巻頭言

1月の巻頭言

聖なる年に向けて

ダファーダー・ドミニク

皆さま、新年あけましておめでとうございます。新しい年を迎え、新しい出発の機会をいただいて、神様に感謝します。

2025年は聖年です。聖年は喜びの年です。旧約聖書ではジュビリーについては、レビ記25章に詳しく記されています。「この五十年目の年を聖別し、全住民に解放の宣言をする……レビ記25.8」。イスラエル社会は、特別な掟に従って、土地、奴隷、経済の平等を回復するためにヨベルの年、ジュビリーを定めました。新約聖書にはジュビリーについてこう述べています。「主の霊がわたしの上におられる。...主の恵みの年を告げるためである」(ルカ4.18-19).聖なる年は神の恵みの年と呼ばれます。カトリック教会において聖年は霊的な恵みと信仰の成長のための特別な時期です。一番最初に聖年が祝われたのは、1300年、教皇ボニファティウス8世の時でした。今では25年ごとに聖年を祝っています。この聖なる年が目指すのは霊的なことで、神の赦しと慈しみをいただいて神に立ち戻ることでした。
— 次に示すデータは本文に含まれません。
# bdsaglam/torch-scae

Measured on AMD Instinct MI355X. Metric: images/sec SCAE fwd+bwd, MNIST 40x40 bs=128, 1/2/4/8 MI355X, higher is better.
Workload: dtype f32

## Files before the change

### include/scae_hip.h

```cpp
#ifndef SCAE_HIP_H
#define SCAE_HIP_H

#include <stdint.h>

#ifdef __cplusplus
extern "C" {
#endif

#define SCAE_ABI_VERSION 3

#define SCAE_OK 0
#define SCAE_ERR_BAD_ARG (-1)
#define SCAE_ERR_UNSUPPORTED (-2)

#define SCAE_MAX_CHANNELS 4
#define SCAE_ATTN_MAX_SET 64
#define SCAE_RENDER_MAX_TEMPLATE_ELEMS 4096

int scae_abi_version(void);
const char *scae_error_string(int code);

void *scae_launch_list_begin(void *stream);
int scae_launch_list_end(void *list);
int scae_launch_list_size(const void *list);
// ... 169 lines not shown
int scae_object_encoder_bwd_gemm_bf16(
    const float *h, const float *q, const float *wk, const float *wv, const float *presence,
    const float *gout, float *gh, float *partial, int B, int N, int O, int C,
    const scae_gemm_desc *descs, int n, int nseg, const float *const *seg_ptr,
    const int *seg_width, const int *seg_row_stride, const int64_t *seg_batch_stride,
    float *const *seg_grad, const float *trunk_presence, const float *params,
    const float *hsave, float *pg_partial, int trunk_B, int trunk_N, int D, int Din, int Dout,
    int L, int layer_norm, void *stream);


typedef struct scae_mlp_chain_layer {
  const float *w;
  int64_t w_gs;
  int ldw, K, N;
  const float *bias;
  int64_t bias_gs;
  int bias_ld;
  const float *gate;
  int64_t gate_gs, gate_bs;
  float *out;
  int64_t out_gs, out_bs;
  int relu;
} scae_mlp_chain_layer;
typedef struct scae_mlp_chain_desc {
  scae_mlp_chain_layer layer[4];
  int n_layers;
  const float *in;
  int64_t in_gs, in_bs;
  int in_dim, B, G;
  int row_tile;
  int bf16;
} scae_mlp_chain_desc;
int scae_mlp_chain_max_width(void);
int scae_mlp_chain_fwd_f32(const scae_mlp_chain_desc *desc, void *stream);
int scae_mlp_chain_bwd_f32(const scae_mlp_chain_desc *desc, void *stream);

typedef struct scae_votes_desc {
  const float *all_param;
  const float *cpr_static, *bias_cvr, *bias_caps, *bias_vote, *bias_scale;
  const float *noise_caps, *noise_vote;
  float noise_scale;
  int V, ld_param, similarity, learn_vote_scale, allow_deformations;
  float *vote, *scale, *vote_presence, *logit_caps, *logit_vote, *reg_partial;
  float *caps_presence;
  int *caps_arg;
  const float *gvote, *gscale, *gvote_presence, *glogit_caps, *glogit_vote, *greg;
  const float *gcaps_presence;
  float *gall_param, *gcpr_in, *gall_param_gated;
} scae_votes_desc;
int scae_mlp_chain_votes_fwd_f32(const scae_mlp_chain_desc *desc, const scae_votes_desc *votes,
                                 void *stream);
int scae_mlp_chain_votes_bwd_f32(const scae_mlp_chain_desc *desc, const scae_votes_desc *votes,
                                 void *stream);

int scae_gemm_bf16(const float *A, const float *B, float *C, const float *bias,
                   const float *mask, float *asum, int batch, int M, int N, int K,
                   int a_kcontig, int lda, int64_t a_batch, int b_kcontig, int ldb,
                   int64_t b_batch, int ldc, int64_t c_batch, int bias_ld, int64_t bias_batch,
                   int ldmask, int64_t mask_batch, int64_t asum_batch, int asum_ld, int relu,
                   void *stream);
int scae_gemm_pair_bf16(const scae_gemm_desc *first, const scae_gemm_desc *second, void *stream);
int scae_gemm_multi_bf16(const scae_gemm_desc *descs, int n, void *stream);
int scae_conv3x3_fwd_fold_f32(const float *in, const float *wf, const float *bias, float *out,
                              const float *post_bias, float *out_post, int B, int IH, int IW,
                              int Cin, int Cout, int stride, const scae_seed_fold_desc *fold,
                              void *stream);
// ... 9 lines not shown
                               int stride, void *stream);

int64_t scae_conv3x3_wf_floats(int Cout, int Cin);
int scae_conv3x3_relayout_f32(const float *w, float *wf, float *wd, int Cout, int Cin,
                              void *stream);

int scae_conv3x3_bf16r_supported(int B, int IH, int IW, int Cin, int Cout, int stride);
int scae_conv3x3_first_fwd_relayout_bf16(const float *img, const float *w, const float *bias,
                                         uint16_t *out_h, int B, int Cin, int IH, int IW,
                                         int Cout, int stride, int n_layers,
                                         const float *const *rw, float *const *rwf,
                                         float *const *rwd, uint16_t *const *rwfh,
                                         uint16_t *const *rwdh, const int *rCout,
                                         const int *rCin, void *stream);
int scae_cvt_bf16_batch(int n_arrays, const float *const *src, uint16_t *const *dst,
                        const int64_t *n, void *stream);
int scae_conv3x3_fwd_bf16r(const uint16_t *in, const uint16_t *wf, const float *bias,
                           uint16_t *out_h, float *out_f, const float *post_bias,
                           float *out_post, int B, int IH, int IW, int Cin, int Cout, int stride,
                           void *stream);
int scae_conv3x3_dgrad_bf16r(const uint16_t *dpre, const uint16_t *wd, const uint16_t *gate,
                             uint16_t *din_h, float *din_f, int B, int IH, int IW, int Cin,
                             int Cout, int stride, void *stream);
int scae_conv3x3_wgrad_bf16r_splits(int B, int OH, int OW, int Cin, int Cout);
int scae_conv3x3_wgrad_bf16r(const uint16_t *dpre, const uint16_t *x, float *partial, int B,
                             int IH, int IW, int Cin, int Cout, int stride, void *stream);
int scae_conv3x3_relayout_batch_f32(int n_layers, const float *const *w, float *const *wf,
                                    float *const *wd, const int *Cout, const int *Cin,
                                    void *stream);
int scae_conv3x3_first_fwd_f32(const float *img, const float *w, const float *bias,
                               float *out, int B, int Cin, int IH, int IW, int Cout,
                               int stride, void *stream);
int scae_conv3x3_first_wgrad_rows(int B, int Cout);
int scae_conv3x3_first_wgrad_f32(const float *dpre, const float *img, float *partial, int B,
                                 int Cin, int IH, int IW, int Cout, int stride, void *stream);
int scae_conv3x3_first_fwd_relayout_f32(const float *img, const float *w, const float *bias,
                                        float *out, int B, int Cin, int IH, int IW, int Cout,
                                        int stride, int n_layers, const float *const *rw,
                                        float *const *rwf, float *const *rwd, const int *rCout,
                                        const int *rCin, void *stream);
int scae_conv3x3_first_wgrad_reduce_f32(const float *dpre, const float *img, float *partial,
                                        int B, int Cin, int IH, int IW, int Cout, int stride,
                                        int n_layers, const float *const *rpartial,
                                        float *const *rdw, float *const *rdb, const int *rCout,
                                        const int *rCin, const int *rsplits, void *stream);
int scae_conv3x3_fwd_f32(const float *in, const float *wf, const float *bias, float *out,
                         const float *post_bias, float *out_post, int B, int IH, int IW,
                         int Cin, int Cout, int stride, void *stream);
int scae_conv3x3_dgrad_f32(const float *dpre, const float *wd, const float *gate, float *din,
                           int B, int IH, int IW, int Cin, int Cout, int stride, void *stream);
int scae_conv3x3_bwd_pair_f32(const float *dpre, const float *wd, const float *in, float *din,
                              float *partial, int B, int IH, int IW, int Cin, int Cout,
                              int stride, void *stream);
int scae_conv3x3_bwd_pair_reduce_f32(const float *dpre, const float *wd, const float *in,
                                     float *din, float *partial, int B, int IH, int IW, int Cin,
                                     int Cout, int stride, const float *rpartial, int rows,
                                     const float *q, const float *wk, float *gq, float *gwk,
                                     float *gbk, float *gwv, float *gbv, int O, int C,
                                     void *stream);
int scae_conv3x3_bwd_pair_fold_f32(const float *dpre, const float *wd, const float *in,
                                   float *din, float *partial, int B, int IH, int IW, int Cin,
                                   int Cout, int stride, const scae_seed_fold_desc *fold,
                                   const scae_seed_fold_grads *fold_grads, void *stream);
int scae_conv3x3_wgrad_splits(int B, int OH, int OW, int Cin, int Cout);
int scae_conv3x3_wgrad_f32(const float *dpre, const float *in, float *partial, float *dw,
                           float *db, int B, int IH, int IW, int Cin, int Cout, int stride,
// ... 657 lines not shown
```

### torch_scae_amd/_lib.py

```python
import ctypes
import os
from ctypes import (POINTER, Structure, c_char_p, c_double, c_float, c_int,
                    c_int64, c_uint32, c_uint64, c_void_p)
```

ご存知のように、教皇フランシスコはこの聖年2025のために特別な文章『Spes non confundit(希望は欺かない)』を書きました。聖年のテーマは希望の巡礼者です。教皇フランシスコの著書には、『希望』が良く用いられ、なんと96回も登場します。聖年の間、様々な行事が計画されていますが、大切なことはしっかりと信仰生活を送り、神の恵みと憐れみを受けて神に立ち返り、神との関係を深めることです。神は欺くことのない神ですから、この希望のうちに聖年を行うことは必要だと思います。

この聖なる年には多くのしるしがあります。例えば、ローマへの巡礼、聖なる扉、ローマにある色々な教会への訪問、赦しの秘跡、免償、祈りなどです。これらのしるしを通して、私たちは神に赦され、神の恵みを受けることができるのです。このしるしの中で興味深いのは聖なる扉です。聖年が始まるとき、ローマにある四つの大聖堂 サン・ピエトロ大聖堂、サン・ジョバンニ・イン・ラテラノ大聖堂、サンタ・マリア・マッジョーレ大聖堂、サン・パオロ・フオーリ・レ・ムーラ大聖堂 の扉が開けられ、聖年の終わりにはこれら四つの扉が閉じられます。この四つの扉のほかに聖なる扉はありません。聖なる扉の意味は聖書に書いてあります。「私は門である。私を通して入る者は救われる」(ヨハネ10.9)。イエスは救う門です。ですから、この聖なる扉を通ることは、神の赦しと慈しみを受け、神と和解し、カトリック教会の共同体における交わりを深めるということです。

では、私たちはこの聖年をどのように生きればよいのでしょうか?

この聖年を生きることは、現代の世界にある様々な困難にもかかわらず、希望と確信をもって未来を見つめる助けとなります。私たちは神の子、すなわち、希望の子です。ですから、神は決して私たちのことを忘れません。特にこの聖年の間、わたしたちは毎日神の言葉を聞き、ミサに与り、赦しの秘跡を受けるよう招かれています。教皇フランシスコはまた、私たちが希望の証人として生きるよう招いています。 聖なる年がこの世界に、また、一人ひとりの人生の中に平安と喜びを与えますように。この希望のうちに新しい年を始めましょう。